1 - Allegro (Éveil d'impression agréable en arrivant à la campagne) : Les cordes entonnent un chant paysan populaire en bohème à l'époque. Le hautbois puis les autres bois énoncent un autre thème plus énergique qui, souligné par le groupe des cordes, sera répété plusieurs fois avec moult variations de son orchestration. Cette écriture suggère un Beethoven bonhomme marchant sur un chemin sous les ramures. Une écoute inattentive ferait penser à de la musique répétitive contemporaine, mais la richesse des variations et la débauche de couleurs sont totalement charmeuses. Ivan Fischer adopte un tempo moyen, fait briller chaque instrument de son bel orchestre. Il est fréquent que les symphonies de Beethoven souffrent d'une épaisseur des timbres due à une prépondérance du jeu des cordes bien plus nombreuses qu'à l'époque classique. Dans cette interprétation, pas de tutti pathétique hors de propos. On se laisse baigner dans une allègre poésie, dans les dialogues pittoresque des bois, notamment dans la coda avec ce passage si difficile des clarinettes. Lumière et brise orchestrales distinguent cette grande interprétation moderne… à ce stade de l'écoute.

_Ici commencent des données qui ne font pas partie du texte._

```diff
-      f32x4 aq = {0.f, 0.f, 0.f, 0.f}, ak = aq;
-#pragma unroll
-      for (int ks = 0; ks < 4; ks++) {
-        const bf16x8 xf = *(const bf16x8*)(xs + ab_off(16 * tt + l15, 4 * ks + h4));
-        aq = __builtin_amdgcn_mfma_f32_16x16x32_bf16(wq[ks], xf, aq, 0, 0, 0);
-        ak = __builtin_amdgcn_mfma_f32_16x16x32_bf16(wk[ks], xf, ak, 0, 0, 0);
-      }
-      union { bf16x4v v; uint32_t u[2]; } c;
-      c.u[0] = pack_bf16x2(aq[0] + bq.x, aq[1] + bq.y); c.u[1] = pack_bf16x2(aq[2] + bq.z, aq[3] + bq.w);
-      q_all[t] = c.v;
-      c.u[0] = pack_bf16x2(ak[0] + bk.x, ak[1] + bk.y); c.u[1] = pack_bf16x2(ak[2] + bk.z, ak[3] + bk.w);
-      k_all[t] = c.v;
-    }
-  }
-  {
-    bf16x8 wv[4];
-#pragma unroll
-    for (int ks = 0; ks < 4; ks++) wv[ks] = *(const bf16x8*)(Wqkv + 256 * 128 + (long)(16 * wave + l15) * 128 + 32 * ks + 8 * h4);
-    const float bv = bqkv[256 + 16 * wave + l15];
-#pragma unroll
-    for (int t = 0; t < 10; t++) {
-      const int tt = t < n_t ? t : n_t - 1;
-      f32x4 av = {0.f, 0.f, 0.f, 0.f};
-#pragma unroll
-      for (int ks = 0; ks < 4; ks++) {
-        const bf16x8 xf = *(const bf16x8*)(xs + ab_off(16 * tt + l15, 4 * ks + h4));
-        av = __builtin_amdgcn_mfma_f32_16x16x32_bf16(xf, wv[ks], av, 0, 0, 0);
-      }
-      union { bf16x4v v; uint32_t u[2]; } c;
-      c.u[0] = pack_bf16x2(av[0] + bv, av[1] + bv); c.u[1] = pack_bf16x2(av[2] + bv, av[3] + bv);
-      v_all[t] = c.v;
-    }
-  }
+      const bf16x8 xf = *(const bf16x8*)(xs + ab_off(16 * t + l15, 4 * ks + h4));
+      ak = __builtin_amdgcn_mfma_f32_16x16x32_bf16(wk[ks], xf, ak, 0, 0, 0);
+      av = __builtin_amdgcn_mfma_f32_16x16x32_bf16(xf, wv[ks], av, 0, 0, 0);
+    }
+    union { bf16x4v v; uint32_t u[2]; } c;
+    c.u[0] = pack_bf16x2(ak[0] + bk.x, ak[1] + bk.y); c.u[1] = pack_bf16x2(ak[2] + bk.z, ak[3] + bk.w);
+    AB_PIN(c.u[0], c.u[1]);
+    k_all[t] = c.v;
+    c.u[0] = pack_bf16x2(av[0] + bv, av[1] + bv); c.u[1] = pack_bf16x2(av[2] + bv, av[3] + bv);
+    AB_PIN(c.u[0], c.u[1]);
+    v_all[t] = c.v;
+  }
+#pragma unroll
+  for (int t = 0; t < 10; t++) {
+    f32x4 aq = {0.f, 0.f, 0.f, 0.f};
+#pragma unroll
+    for (int ks = 0; ks < 4; ks++) {
+      const bf16x8 xf = *(const bf16x8*)(xs + ab_off(16 * t + l15, 4 * ks + h4));
+      aq = __builtin_amdgcn_mfma_f32_16x16x32_bf16(wq[ks], xf, aq, 0, 0, 0);
+    }
+    union { bf16x4v v; uint32_t u[2]; } c;
+    c.u[0] = pack_bf16x2(aq[0] + bq.x, aq[1] + bq.y); c.u[1] = pack_bf16x2(aq[2] + bq.z, aq[3] + bq.w);
+    AB_PIN(c.u[0], c.u[1]);
+    q_all[t] = c.v;
+  }
+  bf16x8 wo[4];
+#pragma unroll
+  for (int ks = 0; ks < 4; ks++) wo[ks] = *(const bf16x8*)(Wo + (long)(16 * wave + l15) * 128 + 32 * ks + 8 * h4);
   __syncthreads();
 
+#pragma unroll
+  for (int t = 0; t < 10; t++) *(bf16x4v*)(xs + ab_off(16 * t + l15, 2 * wave + (h4 >> 1)) + (h4 & 1) * 8) = q_all[t];
+
   for (int qt = 0; qt < n_t; qt++) {
-    bf16x4v qf = q_all[0];
-#pragma unroll
-    for (int t = 1; t < 10; t++) qf = (t == qt) ? q_all[t] : qf;
+    const bf16x4v qf = *(const bf16x4v*)(xs + ab_off(16 * qt + l15, 2 * wave + (h4 >> 1)) + (h4 & 1) * 8);
     f32x4 sc[10];
 #pragma unroll
     for (int t = 0; t < 10; t++) sc[t] = __builtin_amdgcn_mfma_f32_16x16x16bf16_1k(k_all[t], qf, (f32x4){0.f, 0.f, 0.f, 0.f}, 0, 0, 0);
@@ -358,25 +364,33 @@
       *(bf16_t*)(xs + ab_off(row, 2 * wave + (l15 >> 3)) + (l15 & 7) * 2) = f32_to_bf16(o[r] * inv);
     }
   }
+  float4 b4 = *(const float4*)(bo + 16 * wave + 4 * h4);
+  float4 res[10];
+#pragma unroll
+  for (int t = 0; t < 10; t++) {
+    const int tok = 16 * t + l15;
+    res[t] = *(const float4*)(h + (long)(s0 + (tok < len ? tok : len - 1)) * 128 + 16 * wave + 4 * h4);
+  }
   __syncthreads();
 
-  {
-    bf16x8 wo[4];
-#pragma unroll
-    for (int ks = 0; ks < 4; ks++) wo[ks] = *(const bf16x8*)(Wo + (long)(16 * wave + l15) * 128 + 32 * ks + 8 * h4);
-    const float4 b4 = *(const float4*)(bo + 16 * wave + 4 * h4);
-    for (int t = 0; t < n_t; t++) {
-      const int tok = 16 * t + l15;
-      float4* hp = (float4*)(h + (long)(s0 + (tok < len ? tok : len - 1)) * 128 + 16 * wave + 4 * h4);
-      const float4 res = *hp;
-      f32x4 acc = {0.f, 0.f, 0.f, 0.f};
-#pragma unroll
-      for (int ks = 0; ks < 4; ks++) {
-        const bf16x8 af = *(const bf16x8*)(xs + ab_off(tok, 4 * ks + h4));
-        acc = __builtin_amdgcn_mfma_f32_16x16x32_bf16(wo[ks], af, acc, 0, 0, 0);
-      }
-      if (tok < len) *hp = make_float4(res.x + acc[0] + b4.x, res.y + acc[1] + b4.y, res.z + acc[2] + b4.z, res.w + acc[3] + b4.w);
-    }
+  asm volatile("" : "+v"(b4.x), "+v"(b4.y), "+v"(b4.z), "+v"(b4.w));
+  int l15o = l15;
+  asm volatile("" : "+v"(l15o));
+#pragma unroll
+  for (int t = 0; t < 10; t++) {
+    const int tok = 16 * t + l15o;
+    f32x4 acc = {0.f, 0.f, 0.f, 0.f};
+#pragma unroll
+    for (int ks = 0; ks < 4; ks++) {
+      const bf16x8 af = *(const bf16x8*)(xs + ab_off(tok, 4 * ks + h4));
+      acc = __builtin_amdgcn_mfma_f32_16x16x32_bf16(wo[ks], af, acc, 0, 0, 0);
+    }
+    res[t] = make_float4(res[t].x + acc[0] + b4.x, res[t].y + acc[1] + b4.y, res[t].z + acc[2] + b4.z, res[t].w + acc[3] + b4.w);
+  }
+#pragma unroll
+  for (int t = 0; t < 10; t++) {
+    const int tok = 16 * t + l15o;
+    if (tok < len) *(float4*)(h + (long)(s0 + tok) * 128 + 16 * wave + 4 * h4) = res[t];
   }
 }
 
```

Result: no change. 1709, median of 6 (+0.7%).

2 – Andante molto mosso (Scène au bord du ruisseau) : Une douce ondulation aux cordes nous entraînent près d'un petit cours d'eau. Clarinette et bassons apportent une lumière diffuse dans un pré où le promeneur s'est allongé, peut-être pour une petite sieste rêveuse… Ivan Fischer prend son temps fait chanter avec sensualité les cordes dans le développement. (J'ai connu une amie qui discernait une forme d'érotisme latent dans cette musique !) Frémissement des cordes et mélodies lyriques des bois se lovent lascivement... en effet. Ivan Fischer articule avec génie cette page tout en contraste. Son phrasé se modernise (élève d'Harnoncourt), tourne le dos au romantisme parfois épais des décennies précédentes. Le chef développe chaque détail, détache chaque note des bois aux rôles si essentiels dans cette scène vespérale. Beethoven joue à l'oiseleur avec la flûte et d'autres bois dans la conclusion. Magique.
La Ronde paysanne (Rubens)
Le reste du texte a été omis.